Well, I started fostering again.  I got out of it for awhile, because on of my kids got bit by a foster dog.  He's cute as a button .. never fostered a doxie before .. he's soooo calm for being only 3 months old.


----------



## Tabitha (Nov 16, 2008)




----------



## Hippydippymom (Nov 16, 2008)

how cute!


----------



## digit (Nov 17, 2008)

Aaaawwwwww.........look at that sweet face!!!! Wait until "ilovedoxies" sees him.

How is his vision? I notice his eyes do not align. 

Digit


----------



## Deda (Nov 17, 2008)

Can I have him?


----------



## beachgurl (Nov 17, 2008)

He's a sweetie pie ... i just can't get over how calm he is ... he got neutered today ... he's coming home in a few ... anyone interested can look at www.capsrescue.org    he's gonna be hard to let go of though .. i'll tell ya what ... i've fostered probably 15 puppies now .. and he's the best behaved thus far ... well .. gotta run and get dinner ready ... Mrs. Stauffer saves the day


----------



## ilovedoxies (Nov 18, 2008)

Awwwwww!!  I'm a dachshund person 100%.  I have 2 and my cousin has 3.  

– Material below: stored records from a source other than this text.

@@ -245,6 +246,8 @@
             d.fast_tabs = h->fast_tabs_dev;
             d.quad_ok = (pong_quad_ok(tabs) && getenv("CRL_PONG_NO_QUAD") == nullptr) ? 1 : 0;
             h->full_obs = getenv("CRL_PONG_FULL_OBS") != nullptr;
+            h->patch_cache = d.dim == 84 && !d.ring && d.c <= PATCH_CACHE_MAX_STACK &&
+                             getenv("CRL_PONG_NO_PATCH_CACHE") == nullptr;
         }
     }
     d.tabs = h->tabs_dev;
@@ -291,6 +294,8 @@
     }
     CUDA_TRY(cudaMemcpyAsync(h->atlas_dev, strips_host, bytes, cudaMemcpyHostToDevice, s));
     LAUNCH(launch_pong_build_tables(h->dev, h->text_tab_dev, h->tmpl_dev, s));
+    if (h->dev.rec_tag)
+        CUDA_TRY(cudaMemsetAsync(h->dev.rec_tag, 0, (size_t)h->dev.n_agents * h->dev.c * h->dev.n * sizeof(FrameSpec), s));
     CUDA_TRY(cudaStreamSynchronize(s));
     {
         const int tw = h->dev.text_stride / 4;
@@ -398,6 +403,10 @@
     }
     if (count == 0) return CRL_OK;
     const size_t per_set = (size_t)na * h->dev.c * h->dev.n;
+    if (h->patch_cache && !h->dev.rec) {
+        CUDA_TRY(dev_alloc(h, &h->dev.rec_tag, per_set));
+        CUDA_TRY(dev_alloc(h, &h->dev.rec, per_set * 32));
+    }
     CUDA_TRY(cudaMalloc(&h->shown_dev, (size_t)count * per_set * sizeof(FrameSpec)));
     for (int i = 0; i < count; ++i)
         h->sets.push_back({{obs0_devs_host[i], na == 2 ? obs1_devs_host[i] : obs0_devs_host[i]}, h->shown_dev + i * per_set, false});
diff --git a/competitive-rl_b200/csrc/pong_common.cuh b/competitive-rl_b200/csrc/pong_common.cuh
--- a/competitive-rl_b200/csrc/pong_common.cuh
+++ b/competitive-rl_b200/csrc/pong_common.cuh
@@ -89,7 +89,11 @@
     int fast_ok;
     int raster_grid[3];
     int quad_ok;
+    FrameSpec* rec_tag;
+    uint32_t* rec;
 };
+
+constexpr int PATCH_CACHE_MAX_STACK = 4;
 
 __host__ __device__ inline void philox4x32_10(uint32_t c0, uint32_t c1, uint32_t c2, uint32_t c3, uint32_t k0,
                                               uint32_t k1, uint32_t out[4]) {
diff --git a/competitive-rl_b200/csrc/pong_raster_fast.cu b/competitive-rl_b200/csrc/pong_raster_fast.cu
--- a/competitive-rl_b200/csrc/pong_raster_fast.cu
+++ b/competitive-rl_b200/csrc/pong_raster_fast.cu
@@ -209,7 +209,19 @@
     }
 }
 
-template <int DIM, bool RING, bool INC>
+template <int DIM>
+__device__ __forceinline__ void rec_patch_offsets(uint32_t r, int bat_col, int& bat_off, int& ball_off) {
+    bat_off = (r & 127u) ? ((int)(r & 127u) - 1) * DIM + bat_col : -1;
+    ball_off = (int)((r >> 10) & 8191u) - 1;
+}
+
+__device__ __forceinline__ uint32_t rec_pick(const uint32_t (&w)[PATCH_CACHE_MAX_STACK], uint32_t hit) {
+    static_assert(PATCH_CACHE_MAX_STACK == 4, "one select per entry");
+    const int e = (__ffs(hit) - 1) >> 2;
+    return e == 0 ? w[0] : e == 1 ? w[1] : e == 2 ? w[2] : w[3];
+}
+
+template <int DIM, bool RING, bool INC, bool CACHE = false>
 __global__ void __launch_bounds__(FAST_WARPS * 32, FastCfg<DIM>::CTAS)
 pong_raster_fast_kernel(PongDev p, const FrameSpec* __restrict__ hist, uint8_t* __restrict__ obs0,
                         uint8_t* __restrict__ obs1, const FastTabs<DIM>* __restrict__ gtabs, FrameSpec* __restrict__ shown) {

Looks like that fella has a little bit of dapple in him.  My cousin has 2 dapples and one of hers has a blue eye like that.


----------



## beachgurl (Nov 18, 2008)

most likely ... this woman was crazy to give him up .. i heard that doxies are tough to housebreak, but he's doing quite well so far (knock on wood) he's just stubborn and thinks that if it's raining or cold he's entitled to potty in the house.  ... lol .... i can see why you love them .. they have wonderful personalities.


----------



## ilovedoxies (Nov 18, 2008)

They are very difficult to housebreak and sometimes they never get there.  I think that's why so many of them are given up.  Come to think of it, it's difficult to train a dachshund to do much of anything but come to the kitchen when someone is making a sandwich.  Or where I keep my tasty dog treats after baking and packaging.  

I love this quirky little breed I guess because they remind me so much of myself.  I'm stubborn, too. 

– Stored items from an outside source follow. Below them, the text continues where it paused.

# RuyiLian/CheckerPose

Measured on AMD Instinct MI355X. Metric: crops/sec forward (256x256, npt=512), higher is better.
Workload: dtype bf16; 1 GPU; LMO 'ape' hr18GNN2_res6_gnn3Skip_mlpQuery npt=512, PoseNet_GNNskip forward, deterministic random-init weights; global_batch=256, parallelism=dp1 (no forward collective), launch=hipGraph replay of 104 kernel launches

## Files before the change

### checkerpose_amd/csrc/conv3x3_halo.hip

```cpp
#include <stdlib.h>

#include "common.h"
#include <cstring>

struct HaloParams {
  const void* in; const void* w; const float* scale; const float* shift; const void* res; void* out;
  int B, H, W, Cin, in_cs, in_coff, nchunk, Cout, ngroups, NB;
  int tiles_x, tiles_y, total_tiles;
  int act; float slope;
  uint32_t in_bytes, w_bytes;
  long long o_base, o_sb, o_sy, o_sx;
  int Hs, Ws; float up_sy, up_sx;
  const float* seg_w; const float* seg_b; float* seg_out; int seg_S;
};

constexpr int HTH = 8, HTW = 16, HPW = HTW + 2, HPH = HTH + 2, HNPIX = 192;
constexpr int HPLANE = HNPIX * 16, HBUF = 4 * HPLANE;
constexpr int USRH = 7, USRW = 11, USPIX = 80, USBUF = USPIX * 64;

template <typename Tag> struct MmaH;
template <> struct MmaH<F32Tag> {
  static __device__ __forceinline__ void run(const u32x4& w, const u32x4& a, f32x4& acc) {
    acc = __builtin_amdgcn_mfma_f32_16x16x4f32(__uint_as_float(w.x), __uint_as_float(a.x), acc, 0, 0, 0);
    acc = __builtin_amdgcn_mfma_f32_16x16x4f32(__uint_as_float(w.y), __uint_as_float(a.y), acc, 0, 0, 0);
    acc = __builtin_amdgcn_mfma_f32_16x16x4f32(__uint_as_float(w.z), __uint_as_float(a.z), acc, 0, 0, 0);
    acc = __builtin_amdgcn_mfma_f32_16x16x4f32(__uint_as_float(w.w), __uint_as_float(a.w), acc, 0, 0, 0);
  }
};
template <> struct MmaH<BF16Tag> {
  static __device__ __forceinline__ void run(const u32x4& w, const u32x4& a, f32x4& acc) {
    acc = __builtin_amdgcn_mfma_f32_16x16x32_bf16(__builtin_bit_cast(bf16x8, w), __builtin_bit_cast(bf16x8, a), acc, 0, 0, 0);
  }
};

template <typename Tag, bool HAS_RES>
__global__ __launch_bounds__(256) void conv3x3_halo_kernel(const HaloParams p) {
  constexpr int E = Tag::E;
  constexpr int KCH = 4 * E;
  constexpr int ES = 16 / E;
  extern __shared__ __attribute__((aligned(16))) unsigned char smem[];

  const int label = blockIdx.x & 7, slot = blockIdx.x >> 3;
  const int nblk = slot % p.NB;
  const int t = label * ((p.total_tiles + 7) >> 3) + slot / p.NB;
  if (t >= p.total_tiles) return;
  const int tpi = p.tiles_x * p.tiles_y;
  const int b = t / tpi;
  const int trem = t - b * tpi;
  const int ty = trem / p.tiles_x, tx = trem - ty * p.tiles_x;
  const int y0 = ty * HTH, x0 = tx * HTW;

  const int tid = threadIdx.x;
  const int lane = tid & 63;
  const int wave = __builtin_amdgcn_readfirstlane(tid >> 6);
  const int x = lane & 15, q = lane >> 4;
  const int g = nblk * 4 + wave;
  const bool wave_active = g < p.ngroups;

  const __amdgpu_buffer_rsrc_t rsrc = __builtin_amdgcn_make_buffer_rsrc(const_cast<void*>(p.in), 0, p.in_bytes, 0x00020000);
  const __amdgpu_buffer_rsrc_t wrsrc = __builtin_amdgcn_make_buffer_rsrc(const_cast<void*>(p.w), 0, p.w_bytes, 0x00020000);

  uint32_t s_goff[3];
  uint32_t s_lds[3];
  int s_cq[3];
#pragma unroll
  for (int k = 0; k < 3; ++k) {
    const int i = tid + 256 * k;
    const int hp = i >> 2, pq = i & 3;
    const int py = hp / HPW, px = hp - py * HPW;
    const int gy = y0 - 1 + py, gx = x0 - 1 + px;
    const bool ok = (hp < HPH * HPW) & ((unsigned)gy < (unsigned)p.H) & ((unsigned)gx < (unsigned)p.W);
    s_goff[k] = ok ? (uint32_t)(((b * p.H + gy) * p.W + gx) * p.in_cs + p.in_coff + pq * E) : 0xFFFFFFFFu;
    s_lds[k] = (uint32_t)(pq * HPLANE + (hp < HNPIX ? hp : 0) * 16);
    s_cq[k] = pq * E;
  }
  const bool s_do[3] = {true, true, (tid + 512) < HNPIX * 4};

  auto stage_load = [&](u32x4* v, int c) {
    const int c0 = c * KCH;
#pragma unroll
    for (int k = 0; k < 3; ++k) {
      const bool ok = (s_goff[k] != 0xFFFFFFFFu) & (c0 + s_cq[k] < p.Cin);
      const uint32_t off = ok ? (s_goff[k] + (uint32_t)c0) * ES : 0x80000000u;
      v[k] = __builtin_bit_cast(u32x4, __builtin_amdgcn_raw_buffer_load_b128(rsrc, off, 0, 0));
    }
  };
  auto stage_write = [&](const u32x4* v, int buf) {
#pragma unroll
    for (int k = 0; k < 3; ++k)
      if (s_do[k]) *(u32x4*)(smem + buf * HBUF + s_lds[k]) = v[k];
  };

  f32x4 acc[HTH][2];
#pragma unroll
  for (int mt = 0; mt < HTH; ++mt) { acc[mt][0] = f32x4{0.f, 0.f, 0.f, 0.f}; acc[mt][1] = f32x4{0.f, 0.f, 0.f, 0.f}; }

  const uint32_t wbase = ((uint32_t)(wave_active ? g : 0) * p.nchunk * 18u * 64u + lane) * 16u;
  auto w_load = [&](u32x4* w, int c, int tap) {
    const uint32_t off = wbase + ((uint32_t)c * 18u + (uint32_t)tap * 2u) * 1024u;
    w[0] = __builtin_bit_cast(u32x4, __builtin_amdgcn_raw_buffer_load_b128(wrsrc, off, 0, 0));
    w[1] = __builtin_bit_cast(u32x4, __builtin_amdgcn_raw_buffer_load_b128(wrsrc, off + 1024u, 0, 0));
  };
  const uint32_t a_lane = (uint32_t)(q * HPLANE + x * 16);
  auto a_load = [&](u32x4* a, int buf, int tap) {
    const int r = tap / 3, s = tap - 3 * r;
    const unsigned char* base = smem + buf * HBUF + a_lane + (r * HPW + s) * 16;
#pragma unroll
    for (int mt = 0; mt < HTH; ++mt) a[mt] = *(const u32x4*)(base + mt * HPW * 16);
  };
  auto mma = [&](const u32x4* a, const u32x4* w) {
#pragma unroll
    for (int mt = 0; mt < HTH; ++mt) {
      MmaH<Tag>::run(w[0], a[mt], acc[mt][0]);
      MmaH<Tag>::run(w[1], a[mt], acc[mt][1]);
    }
  };

  u32x4 sv[3];
  stage_load(sv, 0);
  u32x4 w0[2], w1[2], w2[2], aA[HTH], aB[HTH];
  w_load(w0, 0, 0);
  w_load(w1, 0, 1);
  stage_write(sv, 0);
  __syncthreads();
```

That and you have to smile when you see a dachshund.    

Doxies were bred to hunt badgers.  They can get very nasty when need be.  (Yeah, my mom said many times "How can someone put something so sweet in a badger hole? until she got bit) Mine also like to hunt squirrels, chipmunks, frogs, moles, etc and wonder off while on the trail of something.  Never had that problem with females.


----------



## beachgurl (Nov 19, 2008)

He's def. stubborn ... we're working on a sit stay right now .. lol .. yeah right .. he'll do the sit part, but he's like attached at the hip.  the "breeder" separated him from his littermates far too early.  poor guy ... i'm his third home in three months, but we got a really great application for him ... oh and are they prone to separation anxiety cause holy crap ... if I gate him in the kitchen and walk out of sight ... you'd swear he was being tortured ??


----------



## wonderland (Nov 21, 2008)

ilovedoxies said:
			
		

> I have 2








 i have two of them too.  
	

	
	
		
		

		
		
	


	




this is desmond...he's a little devil.  
	

	
	
		
		

		
		
	


	









and this is patrick...he's the love of my life.  such a precious little man.
	

	
	
		
		

		
		
	


	













			
				ilovedoxies said:
			
		

> They are very difficult to housebreak and sometimes they never get there.



we didn't have any trouble with them.  my husband bought those doggie pads and put them by the front door during sleeping hours but during the day, they would go outside...no problem.


----------



## beachgurl (Nov 21, 2008)

i'm really falling in love with the breed and he is kicking some butt with his housebreaking .... he went all night last night ... uncrated .. no accidents ... no chewing ... i just can't believe this lady gave him up ... he's an awesome dog


----------



## beachgurl (Nov 22, 2008)

i love desmond's coloring .. he's handsome


----------



## ilovedoxies (Nov 22, 2008)

I want to see more weiners!  

LOL!!

Here's some pics of mine:
http://www.flickr.com/photos/[email protected]/page2/
Sorry about all the other junk, I'm not very good with organizing on flickr.


----------



## mamaT (Nov 25, 2008)

*doxies*

I have 4 of the little babies, female dapple long hair, male b&t smooth, male dapple smooth (6 months old from last litter that my daughter would not give up) female red smooth standard.  This puppy has been the most difficult to do much with.  Still having trouble with house training, still chewing everytihing in sight.  I think he's a little crazy, but my daughter loves him to death.  I have a doggie door and he's the only one that won't go outside unless someone  (not one of the others) goes with him.  He can be outside playing and digging up the flower beds and then come in and pee. I will try to get  pics to come up.


----------



## mamaT (Nov 25, 2008)

*my doxies*

Think I figured out the pics part, these are some pics of my babies and of the last litter we had.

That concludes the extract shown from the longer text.